TO DO: Go through the data below and return each line where the string "atomicMin" appears.
···
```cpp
inline long refill_blocks(const LaunchPlan& p, long steps_since_full_reset, int max_episode_steps) {
  const long full = ((long)p.rl_cap[0] + PREFETCH_MAX_ENVS - 1) / PREFETCH_MAX_ENVS;
  if (p.refill_blocks > 0) return std::min<long>(p.refill_blocks, full);
  const long s = steps_since_full_reset, m = max_episode_steps;
// ... 6 lines not shown
```

Measured before the change: 320.9 million env-steps/s.

## Specialize collision tickets for cylinder obstacle pairs with wave-uniform fast path

Makes the GJK iteration generic over the support function of shape B. In step mode with obstacles, the initial tickets are set up as link-vs-cylinder pairs through a compile-time specialised setup that can read cached sin/cos values. When the whole wave is doing cylinder pairs, it uses constant margins and a hard-coded cylinder support instead of reading per-kind rows from LDS. The aim is to cut setup and LDS-load overhead and keep lanes uniform. The change adds code size and register pressure and depends on a new env toggle that is on by default.

```diff
diff --git a/ur_gym_amd/csrc/urgym_device.h b/ur_gym_amd/csrc/urgym_device.h
--- a/ur_gym_amd/csrc/urgym_device.h
+++ b/ur_gym_amd/csrc/urgym_device.h
@@ -329,8 +329,9 @@
   if (separated) r.info |= GJK_SEPARATED;
   r.core = sqrt(l2);
 }
-__device__ __forceinline__ void gjk_iterate(GjkRun& r, const HullMap& g, const ShapeDesc& A, XRef T, const ShapeDesc& B, double max_d,
-                                            double verdict_d = 0.0) {
+template <class SupportB>
+__device__ __forceinline__ void gjk_iterate_with(GjkRun& r, const HullMap& g, const ShapeDesc& A, XRef T, const SupportB& support_b, double max_d,
+                                                 double verdict_d = 0.0) {
   const double REL_ERROR2 = 1.0e-12;
   const double EPS = 2.220446049250313e-16;
   const D3 W0 = ldw(T, 0), W1 = ldw(T, 1), W2 = ldw(T, 2);
@@ -343,7 +344,7 @@
     const D3 dA = rotT(TX, -r.v);
     int rec = 0;
     if (A.type == SH_HULL) rec = g.cell[A.hull * DIRMAP_CELLS + dirmap_cell(dA)];
-    const D3 q = support_local(g, B, r.v);
+    const D3 q = support_b(r.v);
     const D3 sA = (A.type == SH_HULL) ? hull_support_from(g, rec, dA) : support_local(g, A, dA);
     const D3 p = apply(TX, sA);
     w = p - q;
@@ -456,6 +457,10 @@
   }
   if (fin) gjk_finish(r, !(fin & 2), (fin & 4) != 0);
 }
+__device__ __forceinline__ void gjk_iterate(GjkRun& r, const HullMap& g, const ShapeDesc& A, XRef T, const ShapeDesc& B, double max_d,
+                                            double verdict_d = 0.0) {
+  gjk_iterate_with(r, g, A, T, [&](D3 d) -> D3 { return support_local(g, B, d); }, max_d, verdict_d);
+}
 
 
 constexpr int EPA_MAX_VERTS = 48, EPA_MAX_FACES = 128;
diff --git a/ur_gym_amd/csrc/urgym_hip.hip b/ur_gym_amd/csrc/urgym_hip.hip
--- a/ur_gym_amd/csrc/urgym_hip.hip
+++ b/ur_gym_amd/csrc/urgym_hip.hip
@@ -4,6 +4,7 @@
 #include <string.h>
 #include <math.h>
 #include <new>
+#include <type_traits>
 #include <vector>
 
 #include "../../include/urgym.h"
@@ -77,6 +78,7 @@
   int fallback_on;
   int prefetch;
   int inline_ori;
+  int ticket_body;
   float neutral_ach[6];
 };
 __device__ __forceinline__ double& REC(const KParams& P, int slot, int f, int n) {
@@ -642,16 +644,17 @@
       return n2 > 1e-12 ? d * (1.0 / sqrt(n2)) : d3(0, 1, 0);
     };
     bool p1_ok = false;
-    auto setup = [&](uint32_t item) -> bool {
+    auto setup_as = [&](uint32_t item, auto cyl, auto from_cache) -> bool {
+      constexpr bool CYL = decltype(cyl)::value, FROM_CACHE = decltype(from_cache)::value;
       e = item & 255;
-      kind = (item >> 8) & 3;
-      exact = ((item >> 16) & 1) != 0;
+      kind = CYL ? 3 : (item >> 8) & 3;
+      exact = CYL ? false : ((item >> 16) & 1) != 0;
       lb = (item >> 10) & 7;
-      la = (item >> 13) & 7;
-      if (e >= E || lb < 1 || lb > 6 || (kind == Q_SELF && (la < 1 || la > 6))) return false;
+      la = CYL ? 0 : (item >> 13) & 7;
+      if (e >= E || lb < 1 || lb > 6 || (!CYL && kind == Q_SELF && (la < 1 || la > 6))) return false;
       const int n = s_env[e];
       if (n < 0) return false;
-      const bool cached = (MODE == MODE_STEP) && p1_ok;
+      const bool cached = (MODE == MODE_STEP) && (FROM_CACHE || p1_ok);
       if (MODE == MODE_STEP && !cached) {
         bool finite = true;
         for (int k = 0; k < 6; k++) finite = finite && (fabs(joint_of_step<MODE>(P, actions, n, k)) < 1.0e6);
@@ -664,13 +667,14 @@
         if (cached) { sn = SOA(P.sc_scratch, 2 * k, n, N); cs = SOA(P.sc_scratch, 2 * k + 1, n, N); }
         else sincos(LDS_Q ? s_q[k][e] : joint_of_step<MODE>(P, actions, n, k), &sn, &cs);
         fk_joint(T, k, sn, cs);
-        if (k + 1 == la) TA = T;
-      }
-      if (kind == 3) {
+        if (!CYL && k + 1 == la) TA = T;
+      }
+      if (CYL || kind == 3) {
         X3 To;
         if (LDS_STATE) {
-          quat_to_rot(Q4{s_obst[3][e], s_obst[4][e], s_obst[5][e], s_obst[6][e]}, To.r);
-          To.t = d3(s_obst[0][e], s_obst[1][e], s_obst[2][e]);
+          constexpr int R = LDS_STATE ? 1 : 0;
+          quat_to_rot(Q4{s_obst[3 * R][e], s_obst[4 * R][e], s_obst[5 * R][e], s_obst[6 * R][e]}, To.r);
+          To.t = d3(s_obst[0][e], s_obst[R][e], s_obst[2 * R][e]);
         } else if (cached) {
           quat_to_rot(Q4{SOA(P.sc_scratch, 15, n, N), SOA(P.sc_scratch, 16, n, N), SOA(P.sc_scratch, 17, n, N), SOA(P.sc_scratch, 18, n, N)}, To.r);
           To.t = d3(SOA(P.sc_scratch, 12, n, N), SOA(P.sc_scratch, 13, n, N), SOA(P.sc_scratch, 14, n, N));
@@ -695,6 +699,7 @@
       }
       return true;
     };
+    auto setup = [&](uint32_t item) -> bool { return setup_as(item, std::false_type{}, std::false_type{}); };
     auto claim_pair = [&]() -> uint32_t {
       int pe = tid % E;
 #pragma unroll 1
@@ -727,15 +732,75 @@
       return (uint32_t)te | ((uint32_t)(body == 1 ? Q_TABLE : Q_TRACK) << 8) | ((uint32_t)link << 10) | (1u << 16);
     };
 
+    const bool ticket_body = (MODE == MODE_STEP) && HAS_OBST && P.ticket_body != 0;
+    auto cyl_ticket_item = [&](int t) -> uint32_t {
+      const int tl = t / E, te = t - tl * E;
+      return (uint32_t)te | (3u << 8) | ((uint32_t)(2 + tl) << 10);
+    };
+
     GjkRun run;
     bool busy = false;
     if (MODE == MODE_STEP) p1_ok = __hip_atomic_load(&s_p1done, __ATOMIC_ACQUIRE, __HIP_MEMORY_SCOPE_WORKGROUP) >= G;
     if (tid < n_tickets) {
-      busy = setup(ticket_item(tid));
+      busy = (ticket_body && !workbench) ? setup_as(cyl_ticket_item(tid), std::true_type{}, std::false_type{}) : setup(ticket_item(tid));
       if (busy) gjk_begin(run, v0);
     }
     for (;;) {
-      if (busy) {
+      const bool cyl_trip = ticket_body && __ballot(busy && kind != 3) == 0ull;
+      if (MODE == MODE_STEP && HAS_OBST) {
+        if (busy) {
+          double max_d, verdict_d;
+          if (cyl_trip) {
+            max_d = M_HULL + M_CYL + 0.02 + 5.0; verdict_d = 0.0;
+          } else {
+            const URGYM_LDS double* row = (const URGYM_LDS double*)(URGYM_LDS void*)&L.s_kind[kind | ((int)exact << 2)][0];
+            max_d = row[3]; verdict_d = row[4];
+          }
+          gjk_iterate_with(run, P.graph, shape_a(), pose_slot, [&](D3 d) -> D3 {
+            ShapeDesc sb;
+            if (cyl_trip) {
+              sb.type = SH_CYLZ; sb.hull = 0;
+              sb.hx = sb.hy = CYL_R - M_CYL; sb.hz = 0.5 * CYL_H - M_CYL;
+              return support_local(P.graph, sb, d);
+            }
+            const URGYM_LDS double* row = (const URGYM_LDS double*)(URGYM_LDS void*)&L.s_kind[kind | ((int)exact << 2)][0];
+            sb.type = (kind == 3) ? SH_CYLZ : ((kind == Q_SELF) ? SH_HULL : SH_BOX);
+            sb.hull = lb - 1;
+            sb.hx = row[0]; sb.hy = row[1]; sb.hz = row[2];
+            return support_local(P.graph, sb, d);
+          }, max_d, verdict_d);
+          if (run.done) {
+            if (cyl_trip) {
+              constexpr double msum = M_HULL + M_CYL;
+              double dist = run.core - msum;
+              if (run.info & GJK_PENETRATING) {
+                dist = -msum;
+                atomicOr(&s_flags[e], URGYM_STATUS_PENETRATION | (need_epa ? (1 << (EPA_SHIFT + (lb - 2))) : 0));
+              }
+              if (run.info & GJK_ITERCAP) atomicOr(&s_flags[e], URGYM_STATUS_GJK_ITER);
+              if (workbench) atomicMin(reinterpret_cast<long long*>(dist_cell(lb - 2, e)), sortable(dist));
+              else *dist_cell(lb - 2, e) = dist;
+            } else {
+              const double msum = margin_sum();
+              if (kind == 3 || exact) {
+                double dist = run.core - msum;
+                if (run.info & GJK_PENETRATING) {
+                  dist = -msum;
+                  const int body = (kind == 3) ? 0 : (kind == Q_TABLE ? 1 : 2);
+                  atomicOr(&s_flags[e], URGYM_STATUS_PENETRATION | (need_epa ? (1 << (EPA_SHIFT + 5 * body + (lb - 2))) : 0));
+                }
+                if (run.info & GJK_ITERCAP) atomicOr(&s_flags[e], URGYM_STATUS_GJK_ITER);
+                if (workbench) atomicMin(reinterpret_cast<long long*>(dist_cell(lb - 2, e)), sortable(dist));
+                else *dist_cell(lb - 2, e) = dist;
+              } else {
+                const bool hit = (run.info & (GJK_PENETRATING | GJK_CLOSE)) || (!(run.info & GJK_SEPARATED) && (run.core - msum) <= cfg.collision_margin);
+                if (hit) atomicOr(&s_flags[e], COLL_BIT);
+              }
+            }
+            busy = false;
+          }
+        }
+      } else if (busy) {
         if (MODE == MODE_STEP) {
           const URGYM_LDS double* row = (const URGYM_LDS double*)(URGYM_LDS void*)&L.s_kind[kind | ((int)exact << 2)][0];
           ShapeDesc sb;
@@ -777,14 +842,15 @@
       const int idle_lanes = __popcll(__ballot(!busy));
       if (!busy && (idle_lanes >= REFILL_MIN || idle_lanes == 64)) {
         uint32_t item = NO_ITEM;
+        const bool cyl_draw = ticket_body && !workbench && more_tickets && p1_published;
         if (more_tickets) {
           const int t = atomicAdd(&s_ticket, 1);
-          if (t < n_tickets) item = ticket_item(t);
+          if (t < n_tickets) item = cyl_draw ? cyl_ticket_item(t) : ticket_item(t);
         } else if (more_pairs) {
           if (atomicSub(&s_pending, 1) > 0) item = claim_pair();
         }
         if (item != NO_ITEM) {
-          busy = setup(item);
+          busy = cyl_draw ? setup_as(item, std::true_type{}, std::true_type{}) : setup(item);
           if (busy) gjk_begin(run, v0);
         }
       }
@@ -1435,6 +1501,7 @@
   P.sc_scratch = h->d_sc_scratch;
   P.fallback_on = 1;
   P.inline_ori = h->plan.inline_ori ? 1 : 0;
+  P.ticket_body = h->plan.ticket_body ? 1 : 0;
   for (int i = 0; i < 6; i++) P.neutral_ach[i] = h->neutral_ach[i];
   return P;
 }
diff --git a/ur_gym_amd/csrc/urgym_launch_plan.h b/ur_gym_amd/csrc/urgym_launch_plan.h
--- a/ur_gym_amd/csrc/urgym_launch_plan.h
+++ b/ur_gym_amd/csrc/urgym_launch_plan.h
@@ -19,6 +19,7 @@
   int tiers = -1, tier_envs = 0, tier_blocks = 0, tier_tail = 0;
   bool prefetch;
   bool verbose;
+  bool ticket_body = true;
 };
 
 inline Tuning read_tuning() {
@@ -34,6 +35,8 @@
   const char* pf = getenv("URGYM_PREFETCH");
   t.prefetch = !pf || atoi(pf) != 0;
   t.verbose = getenv("URGYM_VERBOSE") != nullptr;
+  const char* tb = getenv("URGYM_TICKET_BODY");
+  t.ticket_body = !tb || atoi(tb) != 0;
   if (const char* v = getenv("URGYM_STEP_TIERS")) {
     int e1 = 0, b = 0, e2 = 0;
     if (sscanf(v, "%d,%d,%d", &e1, &b, &e2) == 3 && e1 >= 1 && e1 <= STEP_MAX_ENVS && e2 >= 1 && e2 <= STEP_MAX_ENVS && b >= 1)
@@ -51,6 +54,7 @@
   bool prefetch = false;
   bool fused = false;
   bool inline_ori = false;
+  bool ticket_body = true;
   static constexpr int setup_cache = 1;
   int rl_cap[4] = {0, 0, 0, 0};
   int refill_blocks = 0;
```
···
OUTPUT FOR THIS TASK:
+              if (workbench) atomicMin(reinterpret_cast<long long*>(dist_cell(lb - 2, e)), sortable(dist));
+                if (workbench) atomicMin(reinterpret_cast<long long*>(dist_cell(lb - 2, e)), sortable(dist));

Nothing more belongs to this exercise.